- DATASET ENTRIES
--- --- ---

# vsergeev/luaradio

Measured on AMD Instinct MI355X. Metric: MSamples/s per block (128-tap complex FIR headline) + WBFM chain end-to-end, higher is better.
Workload: dtype f32

## Files before the change

luaradio_amd/csrc/kernels_channelizer.h:

```cpp
#pragma once
#include "common.h"
#include "kernels_fir.h"

#ifndef LRHIP_CHAN_EXP
#define LRHIP_CHAN_EXP 0
#endif

namespace lrhip {

#ifndef LRHIP_CHAN_INTERLEAVE
#define LRHIP_CHAN_INTERLEAVE 1
#endif
#ifndef LRHIP_CHAN_RT
#define LRHIP_CHAN_RT 1
#endif
#ifndef LRHIP_CHAN_KSLAB
#define LRHIP_CHAN_KSLAB 32
#endif
constexpr int CHAN_RT = LRHIP_CHAN_RT;
constexpr int CHAN_MT = 64 * CHAN_RT;
constexpr int CHAN_KSLAB = LRHIP_CHAN_KSLAB;

template <int NCT>
__global__ __launch_bounds__(256, CHAN_RT == 1 ? 2 : 1) void channelizer_kernel(const float *__restrict__ hist, const float *__restrict__ x,
                                                             const float *__restrict__ W, float *__restrict__ y,
                                                             int M, long n, long nframes, long first)
{
    constexpr int K2 = 16 * NCT;
    constexpr int K = K2 / 2;
    constexpr int DROW = K2 + 2;
    constexpr int WROW = K2 + 16;
    extern __shared__ __attribute__((aligned(16))) float lds[];
    const int tid = threadIdx.x, lane = tid & 63, wave = tid >> 6;
    const int col = lane & 15, kq = lane >> 4;
    const long f0 = (long)blockIdx.x * CHAN_MT;
    const int nsamp = (CHAN_MT - 1) * K + M;
    const int nflt = 2 * nsamp;
    float *ldsD = lds;
    const int dsize = ((nflt + 2 * (nflt / K2) + 2 + 3) / 4) * 4;
    float *ldsW = lds + dsize;

    const long p0 = first + f0 * K;
    const long xlo = p0 - (M - 1);
    if (xlo >= 0 && xlo + nsamp <= n && ((reinterpret_cast<uintptr_t>(x + 2 * xlo) & 15) == 0)) {
        const float4 *src = reinterpret_cast<const float4 *>(x + 2 * xlo);
        for (int i4 = tid; i4 < nflt / 4; i4 += 256) {
            float4 v = src[i4];
            int a = 4 * i4, p = a + 2 * (a / K2);
            *reinterpret_cast<float2 *>(ldsD + p) = make_float2(v.x, v.y);
            *reinterpret_cast<float2 *>(ldsD + p + 2) = make_float2(v.z, v.w);
        }
        for (int a = (nflt / 4) * 4 + tid; a < nflt; a += 256) ldsD[a + 2 * (a / K2)] = x[2 * xlo + a];
    } else {
        for (int r = tid; r < nsamp; r += 256) {
            int a = 2 * r, p = a + 2 * (a / K2);
            ldsD[p] = stream_at<2>(hist, x, p0 + r, 0, M, n);
            ldsD[p + 1] = stream_at<2>(hist, x, p0 + r, 1, M, n);
        }
    }

    constexpr int SLAB_F4 = CHAN_KSLAB * K2 / 4;
    constexpr int UW = (SLAB_F4 + 255) / 256;
    const float4 *W4 = reinterpret_cast<const float4 *>(W);
    static_assert(UW <= 8, "W slab prefetch: at most 8 float4 per thread");
    float4 w0, w1, w2, w3, w4, w5, w6, w7;
#define LR_CHAN_FOR8(OP) OP(0) OP(1) OP(2) OP(3) OP(4) OP(5) OP(6) OP(7)
#define LR_CHAN_LOAD(U)                                                                          \
    if (U < UW) {                                                                                \
        int i4 = tid + U * 256;                                                                  \
        w##U = W4[wbase + (i4 < SLAB_F4 ? i4 : SLAB_F4 - 1)];                                    \
    }
#define LR_CHAN_PUT(U)                                                                           \
    if (U < UW) {                                                                                \
        int i4 = tid + U * 256;                                                                  \
        if (i4 < SLAB_F4) *reinterpret_cast<float4 *>(wdst + ((4 * i4) / K2) * WROW + (4 * i4) % K2) = w##U; \
    }
    {
        const size_t wbase = 0;
        float *wdst = ldsW;
        LR_CHAN_FOR8(LR_CHAN_LOAD)
        LR_CHAN_FOR8(LR_CHAN_PUT)
    }
    __syncthreads();

    f32x4 acc[CHAN_RT][NCT];
#pragma unroll
    for (int r = 0; r < CHAN_RT; r++)
#pragma unroll
        for (int c = 0; c < NCT; c++) acc[r][c] = (f32x4){0.f, 0.f, 0.f, 0.f};
    const float *abase = ldsD + DROW * (wave * 16 * CHAN_RT + col) + kq;
    const int nslabs = 2 * M / CHAN_KSLAB;
    for (int s = 0; s < nslabs; s++) {
        const float *wcur = ldsW + (s & 1) * (CHAN_KSLAB * WROW);
#if LRHIP_CHAN_EXP == 1
        const bool more = false;
#else
        const bool more = s + 1 < nslabs;
#endif
        if (more) {
            const size_t wbase = (size_t)(s + 1) * SLAB_F4;
            LR_CHAN_FOR8(LR_CHAN_LOAD)
        }
        const float *ap = abase + CHAN_KSLAB * s + 2 * ((CHAN_KSLAB * s) / K2);
        const float *bp = wcur + kq * WROW + col;
        constexpr int NST = CHAN_KSLAB / 4;
        float av[2][CHAN_RT], bv[2][NCT];
        auto fetch = [&](int buf, int st) {
#pragma unroll
            for (int r = 0; r < CHAN_RT; r++) av[buf][r] = ap[16 * r * DROW + 4 * st];
#pragma unroll
            for (int c = 0; c < NCT; c++) bv[buf][c] = bp[4 * st * WROW + 16 * c];
        };
        fetch(0, 0);
#pragma unroll
        for (int st = 0; st < NST; st++) {
#if LRHIP_CHAN_INTERLEAVE
            if (st + 1 < NST) fetch((st + 1) & 1, st + 1);
#pragma unroll
            for (int c = 0; c < NCT; c++)
#pragma unroll
                for (int r = 0; r < CHAN_RT; r++)
                    acc[r][c] = __builtin_amdgcn_mfma_f32_16x16x4f32(av[st & 1][r], bv[st & 1][c], acc[r][c], 0, 0, 0);
#pragma unroll
            for (int i = 0; i < NCT * CHAN_RT; i++) {
                __builtin_amdgcn_sched_group_barrier(0x008, 1, 0);
                __builtin_amdgcn_sched_group_barrier(0x100, 1, 0);
            }
            __builtin_amdgcn_sched_barrier(0);
#else
            if (st + 1 < NST) fetch((st + 1) & 1, st + 1);
            __builtin_amdgcn_sched_barrier(0);
#pragma unroll
            for (int c = 0; c < NCT; c++)
#pragma unroll
                for (int r = 0; r < CHAN_RT; r++)
                    acc[r][c] = __builtin_amdgcn_mfma_f32_16x16x4f32(av[st & 1][r], bv[st & 1][c], acc[r][c], 0, 0, 0);
            __builtin_amdgcn_sched_barrier(0);
#endif
        }
        if (more) {
            float *wdst = ldsW + ((s + 1) & 1) * (CHAN_KSLAB * WROW);
            LR_CHAN_FOR8(LR_CHAN_PUT)
        }
#if LRHIP_CHAN_EXP != 1
        __syncthreads();
#endif
    }
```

--- --- ---

Each line above that contains the word "ldsD" should be returned.

- RESPONSE BELOW
    float *ldsD = lds;
            *reinterpret_cast<float2 *>(ldsD + p) = make_float2(v.x, v.y);
            *reinterpret_cast<float2 *>(ldsD + p + 2) = make_float2(v.z, v.w);
        for (int a = (nflt / 4) * 4 + tid; a < nflt; a += 256) ldsD[a + 2 * (a / K2)] = x[2 * xlo + a];
            ldsD[p] = stream_at<2>(hist, x, p0 + r, 0, M, n);
            ldsD[p + 1] = stream_at<2>(hist, x, p0 + r, 1, M, n);
    const float *abase = ldsD + DROW * (wave * 16 * CHAN_RT + col) + kq;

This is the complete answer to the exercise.